The injection from the clifford algebra over diracForm into the algebra generated by the γ matrices.

Equations

• spaceTime.γ.ofCliffordAlgebra = (CliffordAlgebra.lift spaceTime.γ.diracForm) ⟨∑ i : Fin 4, (LinearMap.proj i).smulRight ⟨spaceTime.γ i, ⋯⟩, ⋯⟩

@[simp]

theorem spaceTime.γ.ofCliffordAlgebra_ι_single (i : Fin 4) (r : ℝ) : ofCliffordAlgebra ((CliffordAlgebra.ι diracForm) (Pi.single i r)) = r • ⟨γ i, ⋯⟩

The generators of the clifford algebra correspond to the elements γ.

Surjectivity of ofCliffordAlgebra

theorem spaceTime.γ.γ_subtype_in_range (i : Fin 4) : ⟨γ i, ⋯⟩ ∈ ofCliffordAlgebra.range

Each gamma matrix (as an element of diracAlgebra) is in the range of ofCliffordAlgebra.

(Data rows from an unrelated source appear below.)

template <bool FIRST>
__global__ __launch_bounds__(256) void res_block_kernel(const float* __restrict__ wpack,
                                                        const float* __restrict__ x_nat,
                                                        const f32x4* __restrict__ x_frag,
                                                        f32x4* __restrict__ y_frag,
                                                        int64_t n_windows, int n_tiles, int t_chunks) {
    extern __shared__ __attribute__((aligned(16))) float lds[];
    constexpr int PACK = res_pack_floats(FIRST);
    constexpr int VEC0 = res_units(FIRST) * 1024;
    {
        const f32x4* src = reinterpret_cast<const f32x4*>(wpack);
        f32x4* dst = reinterpret_cast<f32x4*>(lds);
        for (int i = threadIdx.x; i < PACK / 4; i += blockDim.x) dst[i] = src[i];
    }
    __syncthreads();
    const int lane = threadIdx.x & 63;
    const int wave = __builtin_amdgcn_readfirstlane(threadIdx.x >> 6);
    const int q = lane >> 4;
    const int waves_per_block = blockDim.x >> 6;
    float* xs = lds + PACK + wave * (CF_TILE * CF_T);

    auto vec = [&](int v, int mo) -> f32x4 {
        return *reinterpret_cast<const f32x4*>(lds + VEC0 + v * 32 + mo * 16 + q * 4);
    };

    const int chunk_len = (CF_T + t_chunks - 1) / t_chunks;
    for (int task = blockIdx.x * waves_per_block + wave; task < n_tiles * t_chunks; task += gridDim.x * waves_per_block) {
        const int tile = task / t_chunks;
        const int p0 = (task - tile * t_chunks) * chunk_len;
        const int p1 = min(p0 + chunk_len, CF_T);
        f32x4 w_sc[2], b_sc[2], w_f[2], b_f[2];
        if constexpr (FIRST) {
            const int64_t base = (int64_t)tile * CF_TILE * CF_T;
            const int64_t limit = n_windows * CF_T;
            for (int i = lane; i < CF_TILE * CF_T; i += 64) xs[i] = (base + i < limit) ? x_nat[base + i] : 0.f;
#pragma unroll
            for (int mo = 0; mo < 2; ++mo) { w_sc[mo] = vec(2, mo); b_sc[mo] = vec(3, mo); w_f[mo] = vec(4, mo); b_f[mo] = vec(5, mo); }
            __builtin_amdgcn_fence(__ATOMIC_RELEASE, "wavefront");
            __builtin_amdgcn_wave_barrier();
            __builtin_amdgcn_fence(__ATOMIC_ACQUIRE, "wavefront");
        }
        f32x4 o1_pp[2] = {{0, 0, 0, 0}, {0, 0, 0, 0}};
        f32x4 o1_p[2] = {{0, 0, 0, 0}, {0, 0, 0, 0}};
        f32x4 sc_p[2] = {{0, 0, 0, 0}, {0, 0, 0, 0}};
        for (int i = p0 > 0 ? p0 - 1 : 0; i <= p1; ++i) {
            f32x4 o1_c[2] = {{0, 0, 0, 0}, {0, 0, 0, 0}};
            f32x4 sc_c[2] = {{0, 0, 0, 0}, {0, 0, 0, 0}};
            if (i < CF_T) {
                if constexpr (FIRST) {
                    const float xv = xs[(lane & 15) * CF_T + i];
#pragma unroll
                    for (int mo = 0; mo < 2; ++mo) {
                        sc_c[mo] = w_sc[mo] * xv + b_sc[mo];
                        o1_c[mo] = relu4(w_f[mo] * xv + b_f[mo]);
                    }
                } else {
                    f32x4 in[2];
                    const f32x4* src = x_frag + ((int64_t)tile * CF_T + i) * 2 * 64 + lane;
                    in[0] = src[0];
                    in[1] = src[64];
                    sc_c[0] = vec(0, 0); sc_c[1] = vec(0, 1);
                    unit_mma(lds + 0 * 1024, lane, in, sc_c);
                    f32x4 acc[2] = {vec(1, 0), vec(1, 1)};
                    unit_mma(lds + 1 * 1024, lane, in, acc);
                    o1_c[0] = relu4(acc[0]); o1_c[1] = relu4(acc[1]);
                }
            }
            if (i >= p0 + 1) {
                constexpr int U3 = FIRST ? 0 : 2;
                constexpr int VB3 = FIRST ? 0 : 2;
                f32x4 acc[2] = {vec(VB3, 0), vec(VB3, 1)};
                unit_mma(lds + (U3 + 0) * 1024, lane, o1_pp, acc);
                unit_mma(lds + (U3 + 1) * 1024, lane, o1_p, acc);
                unit_mma(lds + (U3 + 2) * 1024, lane, o1_c, acc);
                f32x4 o2[2] = {relu4(acc[0]), relu4(acc[1])};
                f32x4 acc3[2] = {vec(VB3 + 1, 0), vec(VB3 + 1, 1)};
                unit_mma(lds + (U3 + 3) * 1024, lane, o2, acc3);
                f32x4* dst = y_frag + ((int64_t)tile * CF_T + (i - 1)) * 2 * 64 + lane;
                dst[0] = relu4(relu4(acc3[0]) + sc_p[0]);
                dst[64] = relu4(relu4(acc3[1]) + sc_p[1]);
            }
#pragma unroll
            for (int mo = 0; mo < 2; ++mo) { o1_pp[mo] = o1_p[mo]; o1_p[mo] = o1_c[mo]; sc_p[mo] = sc_c[mo]; }
        }
        if constexpr (FIRST) __builtin_amdgcn_wave_barrier();
    }
}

theorem spaceTime.γ.ofCliffordAlgebra_range_eq_top : ofCliffordAlgebra.range = ⊤

The range of ofCliffordAlgebra equals the top subalgebra (i.e., all of diracAlgebra).

theorem spaceTime.γ.ofCliffordAlgebra_surjective : Function.Surjective ⇑ofCliffordAlgebra

The homomorphism ofCliffordAlgebra is surjective.